Firman Allah Subhana wa Ta’ala (بِإِذْنِ رَبِّهِمْ) “dengan izin Tuhannya”. Yaitu dengan izin kauniyah Allah. Karena izin Allah Subhana wa Ta’ala itu ada dua macam, yaitu kauniyah dan syar’iyah.
Firman Allah Subhana wa Ta’ala (مِنْ كُلِّ أَمْرٍ) “untuk mengatur urusan”. Ada pendapat yang mengatakan bahwa huruf (مِنْ) pada ayat ini maknanya adalah ba’ yang bermakna seluruh. Sehingga makna ayat di atas adalah “untuk mengatur seluruh urusan yang Allah Subhana wa Ta’ala perintahkan”. Namun apakah urusan yang dimaksudkan merupakan sebuah perkara yang kita tidak mengetahuinya.
Tafsir Ayat Kelima :
Firman Allah Subhana wa Ta’ala (سَلَامٌ هِيَ) “Salaam”. Kalimat yang Allah Subhana wa Ta’ala gunakan dalam akhir surat ini merupakan susunan mubtada’ dan khabar dengan khabar yang muqaddam. Sehingga memberikan makna penuh dengan Salaam.
Lalu apa makna (سَلَامٌ) dalam ayat ini ? Sebagian ulama mengatakan maknanya adalah kesejahteraan padanya dalam segala urusan. Sebagian lagi mengatakan maknanya adalah keselamatan, sehingga pada malam tersebut setan tidak mampu berbuat keburukan atau tidak mampu mengganggu. Ini merupakan pendapat yang dipilih oleh Mujahid. Asy Sya’bi mengatakan makna (سَلَامٌ) adalah salam para malaikat kepada Ahli Mesjid hingga terbit fajar. Qatadah dan Ibnu Zaid mengatakan makna (سَلَامٌ) adalah semua kebaikan sehingga tidak ada keburukan padanya hingga terbit fajar.
Allah Subhana wa Ta’ala menyebut pada malam ini adanya Salaam karena pada malam ini banyak sekali keselamatan dari dosa dan hukumanNya. Nabi Shallallahu ‘alaihi wa Sallam bersabda,
مَنْ قَامَ لَيْلَةَ الْقَدْرِ إِيمَانًا وَاحْتِسَابًا غُفِرَ لَهُ مَا تَقَدَّمَ مِنْ ذَنْبِهِ
“Barangsiapa yang mengerjakan sholat pada malam lailatul Qadr karena iman dan mengharap pahala maka akan diampuni dosa-dosanya yang telah berlalu”.
Firman Allah Subhana wa Ta’ala (حَتَّى مَطْلَعِ الْفَجْرِ) “sampai terbit fajar”. Yaitu malaikat turun pada malam tersebut hingga terbitnya fajar, jika fajar telah terbit maka berakhir pula lah malam Lailatul Qadr.

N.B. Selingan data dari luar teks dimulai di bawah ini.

# muelea/tuch

Measured on AMD Instinct MI355X. Metric: SMPLify-DC fit iters/sec at batch 64, higher is better.
Workload: dtype f32; 1 GPU; configs[1] extended to the full stage-2 step: batch=64/GPU SMPL forward + contact_fitting_loss (L_P/L_C push/pull, winding inside test, segment filter, r2r) + backward + Adam, V=6890 F=13776, float32; bodies_per_gpu=64, global_batch=64, launch=hipGraph replay of the whole step

## Files before the change

### include/tuch_amd.h

```cpp
#ifndef TUCH_AMD_H
#define TUCH_AMD_H

#include <stddef.h>
#include <stdint.h>

#ifdef __cplusplus
extern "C" {
#endif

const char* tuch_last_error(void);
int tuch_abi_version(void);


int tuch_batch_pairwise_dist(const float* x, const float* y, int B, int Nx, int Ny, int squared,
                             float* P, void* stream);

int tuch_batch_pairwise_dist_bwd(const float* x, const float* y, const float* grad_P, int B, int Nx, int Ny,
                                 int squared, float* grad_x, float* grad_y, void* stream);

int tuch_solid_angles_bwd(const float* points, const float* triangles, const float* grad_out, const float* grad_w,
                          int B, int Q, int F, float* grad_points, float* grad_triangles, void* stream);

int tuch_solid_angles(const float* points, const float* triangles, int B, int Q, int F, float* out,
                      void* stream);
// ... 74 lines not shown
size_t tuch_smplify_stage2_fused_scratch_floats(int B);
int tuch_smplify_stage2_fused(const float* points, const int32_t* partner, const uint8_t* exterior,
                              const uint8_t* body_valid, int B, int N, int mode, float euclthres,
                              const float* small_terms, const float* r2r, const int32_t* ij, int P, float contact_scale,
                              float r2r_scale, float* share, int* ticket, float* terms, float* out, float* grad_points,
                              const tuch_contact_model* model, const void* pair_keys, void* grad_fixed_zeroed, void* stream);
int tuch_fixed_to_float(const void* fixed, size_t n, float* out, void* stream);
void tuch_set_deterministic(int on);
int tuch_get_deterministic(void);

int tuch_region_pair_keys(const tuch_contact_model* model, const float* verts, int B, const uint8_t* select,
                          int use_geomask, void* keys_zeroed, void* stream);
int tuch_smplify_stage2_finish(const float* points, const int32_t* partner, const uint8_t* exterior,
                               const uint8_t* body_valid, int B, int N, int mode, float euclthres,
                               const float* small_terms, const float* r2r, int P, float contact_scale, float r2r_scale,
                               float* share, int* ticket, float* terms, float* out, void* stream);
int tuch_smplify_stage2_bwd(const float* grad_out, const uint8_t* body_valid, const float* points, const int32_t* partner,
                            const uint8_t* exterior, int B, int N, int mode, float euclthres, float contact_scale,
                            const int32_t* ij, int P, float r2r_scale, const float* gj, const float* gc, const float* gp,
                            int NJ, float* grad_points, float* gj_out, float* gc_out, float* gp_out, void* stream);

typedef struct tuch_contact_model tuch_contact_model;

int tuch_contact_model_create(tuch_contact_model** out, int V, int F, const int32_t* faces ,
                              const uint8_t* geomask ,
                              int num_segments, const int32_t* seg_q_off, const int32_t* seg_q_vidx,
                              const int32_t* seg_f_off, const int32_t* seg_faces,
                              int num_caps, const int32_t* cap_off, const int32_t* cap_vidx,
                              int num_regions, const int32_t* region_off, const int32_t* region_vidx,
                              int num_pairs, const int32_t* pairs);
void tuch_contact_model_destroy(tuch_contact_model* model);
int tuch_contact_model_set_option(tuch_contact_model* model, const char* name, int value);
int tuch_contact_model_get_option(const tuch_contact_model* model, const char* name, int* value);
int tuch_contact_model_canary_hits(const tuch_contact_model* model, int* hits_host, int reset);
int tuch_contact_model_canary_selftest(const tuch_contact_model* model, void* workspace, size_t workspace_bytes, void* stream);
const uint64_t* tuch_contact_model_mask_bits(const tuch_contact_model* model);
const int32_t* tuch_contact_model_faces(const tuch_contact_model* model);
int32_t* tuch_contact_model_tickets(const tuch_contact_model* model);
const uint64_t* tuch_contact_model_tree_mask_bits(const tuch_contact_model* model);
int tuch_contact_model_info(const tuch_contact_model* model, int* V, int* F, int* num_segments,
                            int* seg_q_total, int* num_pairs);
int tuch_contact_model_strips(const tuch_contact_model* model, int* stream_len, int* num_strips,
                              int32_t* vidx_host, float* sign_host);

int tuch_winding_tree_work(const tuch_contact_model* model, const float* verts, int B, void* workspace,
                           size_t workspace_bytes, unsigned long long* out_host, void* stream);

int tuch_ray_work(const tuch_contact_model* model, const float* verts, int B, void* workspace,
                  size_t workspace_bytes, unsigned long long* out_host, void* stream);
int tuch_contact_model_tree_order(const tuch_contact_model* model, int32_t* qperm_host, int32_t* face_leaf_host);

size_t tuch_v2v_model_workspace_bytes(const tuch_contact_model* model, int B);
size_t tuch_v2v_hint_bytes(const tuch_contact_model* model, int B);
int tuch_v2v_min_model(const tuch_contact_model* model, const float* verts, int B, float* min_d2,
                       int32_t* argmin, void* hint_inout, void* workspace, size_t workspace_bytes, void* stream);
int tuch_v2v_min_model_shared(const tuch_contact_model* model, const float* verts, int B, float* min_d2,
                              int32_t* argmin, void* hint_inout, void* workspace, size_t workspace_bytes, int leave_room,
                              void* stream);
int tuch_v2v_min_model_shared_zero(const tuch_contact_model* model, const float* verts, int B, float* min_d2, int32_t* argmin,
                                   void* hint_inout, void* workspace, size_t workspace_bytes, int leave_room, void* zero,
                                   size_t zero_bytes, void* stream);

int tuch_v2v_min_model_can_cap(const tuch_contact_model* model);
int tuch_v2v_min_model_capped(const tuch_contact_model* model, const float* verts, int B, float* min_d2, int32_t* argmin,
                              void* hint_inout, void* workspace, size_t workspace_bytes, int leave_room, void* zero,
                              size_t zero_bytes, const uint8_t* prev_exterior, float cap, void* stream);
int tuch_v2v_min_model_fix(const tuch_contact_model* model, int B, const uint8_t* exterior, uint8_t* prev_exterior, float cap,
                           float* min_d2, int32_t* argmin, void* hint_inout, void* workspace, size_t workspace_bytes,
                           void* stream);

typedef struct tuch_cluster_tree tuch_cluster_tree;
int tuch_cluster_tree_build(int V, int F, const int32_t* faces, int leaf_faces, tuch_cluster_tree** out);
void tuch_cluster_tree_free(tuch_cluster_tree* tree);
int tuch_cluster_tree_info(const tuch_cluster_tree* tree, int* num_nodes, int* exact_len, int* stream_len,
                           int* num_qblocks, int* num_frontiers, int* frontier_total);
int tuch_cluster_tree_export(const tuch_cluster_tree* tree, int32_t* nodes, int32_t* vidx, float* sign,
                             int32_t* qperm, int32_t* frontier_off, int32_t* frontier_nodes,
                             int32_t* launch_order, int32_t* rows, int32_t* face_leaf);

size_t tuch_exterior_workspace_bytes(const tuch_contact_model* model, int B);
int tuch_exterior_flags(const tuch_contact_model* model, const float* verts, int B, int apply_segments,
                        float thresh, float* w, uint8_t* exterior, float* seg_w, uint8_t* seg_exterior,
                        void* workspace, size_t workspace_bytes, void* stream);

size_t tuch_winding_points_workspace_bytes(const tuch_contact_model* model, int B, int Q);
int tuch_winding_points(const tuch_contact_model* model, const float* verts, const float* points,
                        const int32_t* counts, int B, int Q, float thresh, float* w, uint8_t* exterior,
                        void* workspace, size_t workspace_bytes, void* stream);

int tuch_region_pair_min(const tuch_contact_model* model, const float* verts, int B, const uint8_t* select,
                         int use_geomask, float* out_min, int32_t* out_ij, void* stream);
int tuch_region_pair_min_bwd(const tuch_contact_model* model, const float* verts, int B, const int32_t* ij,
                             const float* grad_out, float* grad_verts, void* stream);

int tuch_self_contact(const float* verts , const uint64_t* geomask_bits, int B, int V, float euclthres,
                      const int32_t* vreg_off , const int32_t* vreg , int R,
                      uint8_t* in_contact , int32_t* partner , float* min_d2 ,
                      float* sig_d2 , float* cnc_d2 , void* stream);

typedef struct tuch_smpl_model tuch_smpl_model;
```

Mujahid mengatakan: “Malam kesejahteraan untuk mengatur semua urusan.” Sedangkan Sa’id bin Manshur berkata: “Isa bin Yunus memberitahu kami, al-A’masy memberitahu kami, dari Mujahid, mengenai firman-Nya: salaamun Hiya (“Malam itu penuh kesejahteraan”) dia mengatakan: ‘Ia aman, dimana waktu itu syaitan tidak dapat melakukan kejahatan atau melancarkan gangguan.’” Sedangkan Qatadah dan lain-lain mengatakan: “Pada waktu itu semua urusan diputuskan, berbagai ajal dan rizki juga ditetapkan, sebagaimana yang difirmankan Allah Ta’ala: fiiHaa yufraqu kullu amrin hakiim (“Pada malam itu dijelaskan segala urusan yang penuh hikmah.”)(ad-Dukhaan: 4).
Referensi : Tafsir Al Qur’anul Karim, Tafsir Ibnu Katsir, dll.